Gold, silver and platinum are actually the only highly liquid monetary assets that will keep up with the real inflation rate. I would not buy CDs, or any more I-bonds, even if the rates were 5x what they now are. Aside from the inevitable demise of the FRN, I suspect that the true inflation rate is Ieven now) a lot higher than even the EPI shows, once questionable techniques, like "hedonic" adjustment, are removed.(see, www.shadowstats.com).

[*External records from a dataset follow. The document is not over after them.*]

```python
SIGNATURES = {
    "ocrk_version": [],
# ... 5 lines not shown
    "ocrk_set_f32_gemm_mode": [_i32],
    "ocrk_f32_gemm_exact": [],
    "ocrk_ctc_workspace_size": [_i32, _i32, _i32],
    "ocrk_ctc_loss": [_p, _p, _p, _p, _i32, _i32, _i32, _i32, _f32, _p, _p, _p, _p, _p, _sz, _p],
    "ocrk_ctc_greedy_decode": [_p, _p, _i32, _i32, _i32, _i32, _p, _p, _p, _p],
    "ocrk_ctc_beam_workspace_size": [_i32, _i32, _i32],
    "ocrk_gru_fwd_step": [_p, _p, _p, _p, _p, _p, _i32, _i32, _i32, _i32, _p, _p, _p, _p, _i32, _p],
    "ocrk_gru_fwd": [_p, _p, _p, _p, _p, _p, _i32, _i32, _i32, _p, _p, _p, _p, _i32, _p],
    "ocrk_gru_bwd": [_p, _p, _p, _p, _p, _p, _p, _i32, _i32, _i32, _p, _p, _p, _p, _i32, _p],
    "ocrk_ctc_beam_decode": [_p, _p, _i32, _i32, _i32, _i32, _i32, _i32, _p, _p, _p, _p, _sz, _p],
    "ocrk_crc32c": [_p, _sz, ctypes.c_uint32],
    "ocrk_edit_distance": [_p, _p, _i32, _p, _p, _i32, _i32, _p, _p, _p],
    "ocrk_conv1_fwd": [_p, _i32, _i32, _i32, _i32, _p, _p, _i32, _p, _i32, _p],
    "ocrk_conv1_wgrad_workspace_size": [_i32, _i32, _i32, _i32],
    "ocrk_conv1_bwd_weight": [_p, _i32, _p, _i32, _i32, _i32, _i32, _p, _p, _i32, _p, _sz, _i32, _p],
    "ocrk_conv2_bwd_data_conv1_wgrad_supported": [_i32, _i32, _i32, _i32, _i32, _i32],
    "ocrk_conv2_bwd_data_conv1_wgrad_workspace_size": [_i32, _i32, _i32],
    "ocrk_conv2_bwd_data_conv1_wgrad": [_p, _i32, _i32, _i32, _p, _p, _p, _p, _i32, _p, _p, _i32, _p, _sz, _i32,
                                        _p],
    "ocrk_conv12_bwd_supported": [_i32, _i32, _i32, _i32],
    "ocrk_conv12_bwd_workspace_size": [_i32, _i32, _i32],
    "ocrk_conv12_bwd": [_p, _i32, _i32, _i32, _p, _p, _p, _p, _i32, _p, _p, _p, _p, _p, _i32, _p, _sz, _i32, _p],
    "ocrk_conv12_fwd_supported": [_i32, _i32, _i32, _i32],
    "ocrk_conv12_fwd": [_p, _i32, _i32, _i32, _i32, _p, _p, _p, _p, _p, _p, _p, _p, _i32, _p],
    "ocrk_conv1_fwd_relu_bits": [_p, _i32, _i32, _i32, _i32, _p, _p, _i32, _p, _p, _i32, _p],
    "ocrk_conv_stats_tiles": [_i64],
    "ocrk_conv3x3_fwd": [_p, _i32, _i32, _i32, _i32, _p, _p, _i32, _p, _i32, _i32, _p, _i32, _p],
    "ocrk_conv3x3_bwd_data_workspace_size": [_i32, _i32, _i32, _i32],
    "ocrk_conv3x3_bwd_data": [_p, _i32, _i32, _i32, _i32, _p, _i32, _p, _p, _p, _i32, _p, _sz, _i32, _p],
    "ocrk_conv3x3_fwd_relu_bits_supported": [_i32, _i32, _i32, _i32, _i32, _i32],
    "ocrk_conv3x3_fwd_relu_bits": [_p, _i32, _i32, _i32, _i32, _p, _p, _i32, _p, _p, _i32, _p],
    "ocrk_conv3x3_bwd_data_bits_supported": [_i32, _i32, _i32, _i32, _i32, _i32],
    "ocrk_conv3x3_bwd_data_bits": [_p, _i32, _i32, _i32, _i32, _p, _i32, _p, _p, _p, _i32, _p, _sz, _i32, _p],
    "ocrk_conv3x3_bwd_data_bits_slab": [_p, _i32, _i32, _i32, _i32, _p, _i32, _p, _p, _p, _i32, _p],
    "ocrk_conv3x3_bwd_data_slab": [_p, _i32, _i32, _i32, _i32, _p, _i32, _p, _p, _p, _i32, _p],
    "ocrk_conv3x3_wgrad_workspace_size": [_i32, _i32, _i32, _i32, _i32],
    "ocrk_conv3x3_bwd_weight": [_p, _p, _i32, _i32, _i32, _i32, _i32, _p, _i32, _p, _sz, _i32, _p],
    "ocrk_bn_finalize_workspace_size": [_i32, _i32],
    "ocrk_bn_finalize": [_p, _i32, _i64, _i32, _f32, _f32, _p, _p, _p, _p, _p, _sz, _p],
    "ocrk_bn_finalize_tiles": [_p, _i32, _i32, _i64, _i32, _f32, _f32, _p, _p, _p, _p, _p, _sz, _p],
    "ocrk_conv3x3_fwd_rowstats_supported": [_i32, _i32, _i32, _i32, _i32],
    "ocrk_conv3x3_fwd_rowstats": [_p, _i32, _i32, _i32, _i32, _p, _p, _i32, _p, _i32, _p, _p],
    "ocrk_bn_infer_params": [_p, _p, _i32, _f32, _p, _p, _p],
    "ocrk_bn_relu_pool_fwd": [_p, _i32, _i32, _i32, _i32, _p, _p, _p, _p, _i32, _i32, _i32, _i32,
                              _p, _i32, _i32, _p],
    "ocrk_bn_bwd_workspace_size": [_i32, _i32, _i32, _i32],
    "ocrk_bn_relu_pool_bwd": [_p, _p, _i32, _i32, _i32, _i32, _p, _p, _p, _p, _i32, _i32, _i32, _i32,
                              _i32, _p, _p, _p, _p, _i32, _p, _sz, _i32, _p],
    "ocrk_bn_moments": [_p, _i32, _i32, _i64, _i32, _p, _p, _sz, _p],
    "ocrk_bn_finalize_moments": [_p, _i32, _f32, _f32, _p, _p, _p, _p, _p],
    "ocrk_bn_bwd_pooled_bias_slab_rows": [_i32, _i32, _i32, _i32, _i32, _i32, _i32, _i32],
    "ocrk_bn_relu_pool_bwd_pooled": [_p, _p, _p, _i32, _i32, _i32, _i32, _p, _p, _p, _p, _i32, _i32, _i32, _i32,
                                     _i32, _p, _p, _p, _p, _i32, _p, _p, _sz, _i32, _p],
    "ocrk_bn_relu_pool_bwd_reduce": [_p, _p, _i32, _i32, _i32, _i32, _p, _p, _p, _p, _i32, _i32, _i32, _i32,
                                     _i32, _p, _p, _i32, _p, _p, _sz, _i32, _p],
    "ocrk_bn_relu_pool_bwd_apply": [_p, _p, _i32, _i32, _i32, _i32, _p, _p, _p, _p, _i32, _i32, _i32, _i32,
                                    _i32, _p, _p, _p, _p, _i32, _p, _p, _sz, _i32, _p],
    "ocrk_bn_bwd_bias_slab_rows": [_i32, _i32, _i32, _i32, _i32, _i32, _i32, _i32],
    "ocrk_bn_relu_pool_bwd_slab": [_p, _p, _i32, _i32, _i32, _i32, _p, _p, _p, _p, _i32, _i32, _i32, _i32,
                                   _i32, _p, _p, _p, _i32, _p, _p, _sz, _i32, _p],
    "ocrk_lstm_fwd_step": [_p, _p, _p, _p, _p, _p, _i32, _i32, _i32, _i32, _p, _p, _p, _p, _i32, _p],
    "ocrk_lstm_bwd_step": [_p, _p, _p, _p, _p, _i32, _i32, _i32, _i32, _p, _p, _p, _p, _i32, _p],
    "ocrk_copy_batch": [_p, _i32, _i64, _p],
    "ocrk_gru_fwd_persistent_supported": [_i32, _i32],
    "ocrk_gru_fwd_persistent_workspace_size": [_i32, _i32],
    "ocrk_gru_fwd_persistent": [_p, _p, _p, _p, _i32, _i32, _i32, _p, _p, _p, _p, _p, _p, _p, _sz, _p],
    "ocrk_gru_bwd_persistent_supported": [_i32, _i32],
    "ocrk_gru_bwd_persistent_workspace_size": [_i32, _i32],
    "ocrk_gru_bwd_persistent": [_p, _p, _p, _i32, _i32, _i32, _p, _p, _p, _p, _p, _p, _p, _p, _sz, _p],
    "ocrk_persistent_flags_size": [_i32, _i32],
    "ocrk_lstm_fwd_persistent_supported": [_i32, _i32],
    "ocrk_lstm_fwd_persistent_workspace_size": [_i32, _i32],
    "ocrk_lstm_fwd_persistent": [_p, _p, _p, _i32, _i32, _i32, _p, _p, _p, _p, _p, _p, _p, _sz, _p],
    "ocrk_lstm_fwd_persistent_f32_supported": [_i32, _i32],
    "ocrk_lstm_fwd_persistent_f32_workspace_size": [_i32, _i32],
    "ocrk_lstm_fwd_persistent_f32_flags_size": [_i32, _i32],
    "ocrk_lstm_fwd_persistent_f32": [_p, _p, _p, _i32, _i32, _i32, _p, _p, _p, _p, _p, _p, _p, _sz, _p],
    "ocrk_lstm_bwd_persistent_f32_supported": [_i32, _i32],
    "ocrk_lstm_bwd_persistent_f32_workspace_size": [_i32, _i32],
    "ocrk_lstm_bwd_persistent_f32": [_p, _p, _i32, _i32, _i32, _p, _p, _p, _p, _p, _p, _p, _p, _sz, _p],
    "ocrk_lstm_bwd_persistent_supported": [_i32, _i32],
    "ocrk_lstm_bwd_persistent_workspace_size": [_i32, _i32],
    "ocrk_lstm_bwd_persistent_slices": [_i32, _i32],
    "ocrk_lstm_bwd_persistent": [_p, _p, _i32, _i32, _i32, _p, _p, _p, _p, _p, _p, _p, _p, _sz, _p],
    "ocrk_lstm_fwd": [_p, _p, _p, _p, _p, _i32, _i32, _i32, _p, _p, _p, _p, _i32, _p],
    "ocrk_lstm_bwd": [_p, _p, _p, _p, _i32, _i32, _i32, _p, _p, _p, _p, _i32, _p],
    "ocrk_gemm_workspace_size": [_i32, _i32, _i32, _i32],
    "ocrk_gemm": [_i32, _i32, _i32, _i32, _i32, _f32, _p, _i64, _i64, _p, _i64, _i64, _p, _i64, _i64,
                  _i32, _p, _i32, _i32, _i32, _i32, _i32, _p, _sz, _p],
    "ocrk_adam": [_p, _p, _p, _p, _i64, _f32, _f32, _f32, _f32, _f32, _p],
    "ocrk_adam_ex": [_p, _p, _p, _p, _i64, _f32, _f32, _f32, _f32, _f32, _u32, _p],
    "ocrk_cast": [_p, _i32, _p, _i32, _i64, _p],
    "ocrk_split_bf16": [_p, _i64, _p, _p, _p],
    "ocrk_permute3": [_p, _i32, _i32, _i32, _i32, _p, _i32, _p],
    "ocrk_strided_copy": [_p, _i64, _i64, _i64, _i64, _p, _i32, _i64, _i64, _p],
    "ocrk_colsum_workspace_size": [_i64, _i32],
    "ocrk_colsum": [_p, _i64, _i32, _i32, _p, _i32, _p, _sz, _p],
    "ocrk_slab_sum_workspace_size": [_i32],
    "ocrk_slab_sum": [_p, _i32, _i32, _i32, _p, _i32, _p, _sz, _p],
    "ocrk_relu_mask": [_p, _p, _i64, _f32, _p, _i32, _p],
    "ocrk_mul_scalar": [_p, _i64, _p, _p],
    "ocrk_mean": [_p, _i32, _p, _p],
    "ocrk_seq_len": [_p, _i32, _p, _p],
    "ocrk_timer_create": [_p],
    "ocrk_timer_record": [_p, _p],
    "ocrk_timer_elapsed": [_p, _p, _p],
    "ocrk_timer_destroy": [_p],
}
_RESTYPE = {"ocrk_last_error": ctypes.c_char_p}
_RESTYPE.update({n: ctypes.c_size_t for n in SIGNATURES if n.endswith("_workspace_size")})
_RESTYPE["ocrk_conv_stats_tiles"] = ctypes.c_size_t
_RESTYPE["ocrk_persistent_flags_size"] = ctypes.c_size_t
_RESTYPE["ocrk_bn_bwd_bias_slab_rows"] = ctypes.c_size_t
_RESTYPE["ocrk_bn_bwd_pooled_bias_slab_rows"] = ctypes.c_size_t
_RESTYPE["ocrk_crc32c"] = ctypes.c_uint32


class OcrkError(RuntimeError):

    def __init__(self, status, message):
        super().__init__(message)
        self.status = status


class InvalidArgumentError(OcrkError):
    """Mirrors tf.errors.InvalidArgumentError (e.g. infeasible CTC labels)."""


class DeviceError(OcrkError):
    """A device-side wait gave up (persistent recurrent kernels): its outputs are invalid."""


STATUS_CTC_INFEASIBLE = 1 << 1
STATUS_CTC_BAD_LENGTH = 1 << 2
STATUS_CTC_BAD_LABEL = 1 << 3
STATUS_LSTM_FWD_TIMEOUT = 1 << 4
STATUS_LSTM_BWD_TIMEOUT = 1 << 5
STATUS_LSTM_CENSUS = 1 << 6
STATUS_CTC = STATUS_CTC_INFEASIBLE | STATUS_CTC_BAD_LENGTH | STATUS_CTC_BAD_LABEL
STATUS_LSTM = STATUS_LSTM_FWD_TIMEOUT | STATUS_LSTM_BWD_TIMEOUT | STATUS_LSTM_CENSUS

_STATUS_TEXT = {
    STATUS_CTC_INFEASIBLE: "ctc_loss: not enough time for the target transition sequence "
                           "(label + repeats > sequence_length)",
    STATUS_CTC_BAD_LENGTH: "ctc_loss: a label length is negative or exceeds the labels' width",
    STATUS_CTC_BAD_LABEL: "ctc_loss: a label value is outside [0, num_classes - 1)",
    STATUS_LSTM_FWD_TIMEOUT: "persistent recurrent forward: a hand-off wait gave up (co-residency lost)",
    STATUS_LSTM_BWD_TIMEOUT: "persistent recurrent backward: a hand-off wait gave up (co-residency lost)",
    STATUS_LSTM_CENSUS: "persistent recurrent launch: the placement census gave up",
}


ON_DEVICE_ERROR = []


def raise_for_status(word):
    word = int(word)
    if not word:
        return
    text = "; ".join(t for b, t in _STATUS_TEXT.items() if word & b)
    if word & STATUS_LSTM:
        for fn in ON_DEVICE_ERROR:
            fn()
        raise DeviceError(OCRK_ERR_HIP, f"device status 0x{word:x}: {text}")
    raise InvalidArgumentError(OCRK_ERR_INFEASIBLE, f"device status 0x{word:x}: {text}")


# ... 84 lines not shown
```

### cnn_lstm_ctc_ocr_amd/csrc/bn.hip

```cpp
#include <type_traits>

#include "common.h"
#include "reduce.h"

using ocrk::slab_sum;
using ocrk::SLAB_P;

constexpr int BN_PARTS = 256;
__global__ void __launch_bounds__(256)
bn_stats_partial_kernel(const float* __restrict__ stats, int tiles, int64_t M, int tile_rows, int C, int rpb,
                        double* __restrict__ part) {
    __shared__ double sacc[3 * 256];
    const int NC = 2 * C;
    const int lanes = NC <= 256 ? 256 / NC : 1;
    const int full = (int)(M / tile_rows);
    const double inv_full = 1.0 / (double)tile_rows;
    const int t0 = blockIdx.x * rpb, t1 = min(tiles, t0 + rpb);
    double a[2] = {0, 0}, q[2] = {0, 0};
    const int lr = NC <= 256 ? threadIdx.x / NC : 0;
    const int j0 = NC <= 256 ? threadIdx.x % NC : threadIdx.x;
#pragma unroll
    for (int h = 0; h < 2; ++h) {
        const int j = j0 + 256 * h;
        if (j >= NC || (h == 1 && NC <= 256)) continue;
// ... 417 lines not shown
                        if (arg == dh * KW + j) dr[j][dh][i] += gp[i];
            }
#pragma unroll
            for (int j = 0; j < SW; ++j) retire(x0 + j, zr[j], dr[j]);
            if (!more) break;
            widen<T, NCH>(gpn, gp);
#pragma unroll
            for (int j = 0; j + SW < KW; ++j)
#pragma unroll
                for (int dh = 0; dh < KH; ++dh)
#pragma unroll
                    for (int i = 0; i < NCH; ++i) { zr[j][dh][i] = zr[j + SW][dh][i]; dr[j][dh][i] = dr[j + SW][dh][i]; }
#pragma unroll
            for (int j = 0; j < SW; ++j)
#pragma unroll
                for (int dh = 0; dh < KH; ++dh) {
                    widen<T, NCH>(nz[j][dh], zr[KW - SW + j][dh]);
#pragma unroll
                    for (int i = 0; i < NCH; ++i) dr[KW - SW + j][dh][i] = 0.f;
                }
        }
        const int xl = (wb - 1) * SW;
#pragma unroll
        for (int j = SW; j < KW; ++j) retire(xl + j, zr[j], dr[j]);
        for (int x = max(xl + KW, own0); x < own1; ++x) {
            float zc[KH][NCH], dc[KH][NCH];
#pragma unroll
            for (int dh = 0; dh < KH; ++dh) {
                if constexpr (APPLY) {
                    load_n<T, NCH>(zrow + ((int64_t)dh * W + x) * C, zc[dh]);
                } else {
#pragma unroll
                    for (int i = 0; i < NCH; ++i) zc[dh][i] = 0.f;
                }
#pragma unroll
                for (int i = 0; i < NCH; ++i) dc[dh][i] = 0.f;
            }
            retire(x, zc, dc);
        }
    }
#pragma unroll
    for (int i = 0; i < NCH; ++i) { red[threadIdx.x][i] = s1[i]; red[threadIdx.x][NCH + i] = s2[i]; }
    __syncthreads();
    const int nout = (APPLY && !DG) ? C : 2 * C;
    for (int o = threadIdx.x; o < nout; o += 256) {
        int which = o / C, c = o % C, gg = c / NCH, ci = c % NCH;
        float s = 0.f;
        for (int q = gg; q < 256; q += G) s += red[q][which * NCH + ci];
        slab[(int64_t)blockIdx.x * nout + o] = s;
    }
}
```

Truthseeker   |     |   Comment #4
Sorry, I miscalculated on my value-loss calculation for the I-bond. Over the referenced 10 years, the I-bond holder will loss about 22.4% of the value of the asset. Over the full 30 year I-bond term, however, if present trends continue, and they have every prospect of getting worse, the I-bond holder loss amounts to 53% of the money's original value, just from the miscalculation of the CPI. In my view, it is a significant loss, and argues in favor of saving in hard metal, rather than soft Federal Reserve Notes.
Kevin   |     |   Comment #5
Ken, your site is rich as usual and this article helped me decide how to invest some money short-term at a higher rate rather than going through Ally and "hoping" they would allow me to break the CD early.  I have opened an account at Treasury Direct and a question has popped up for me.

While setting up an account, a bank routing and bank account number is specified in the application.  Does Treasury Direct validate this information with trial deposits or any other way initially?  Or do I just have to give more time for this initial transfer to take place for my initial purchase?  Any idea on how much time?
TruthSeeker Enthusiast
TruthSeeker Enthusiast   |     |   Comment #6
Hi TruthSeeker, thank you for the insight! Where do you tend to purchase gold, silver, platinum, etc.? You purchase the physical metal, correct? I'd like to get a sense as to how to get started, etc.; I've read a few articles in the past.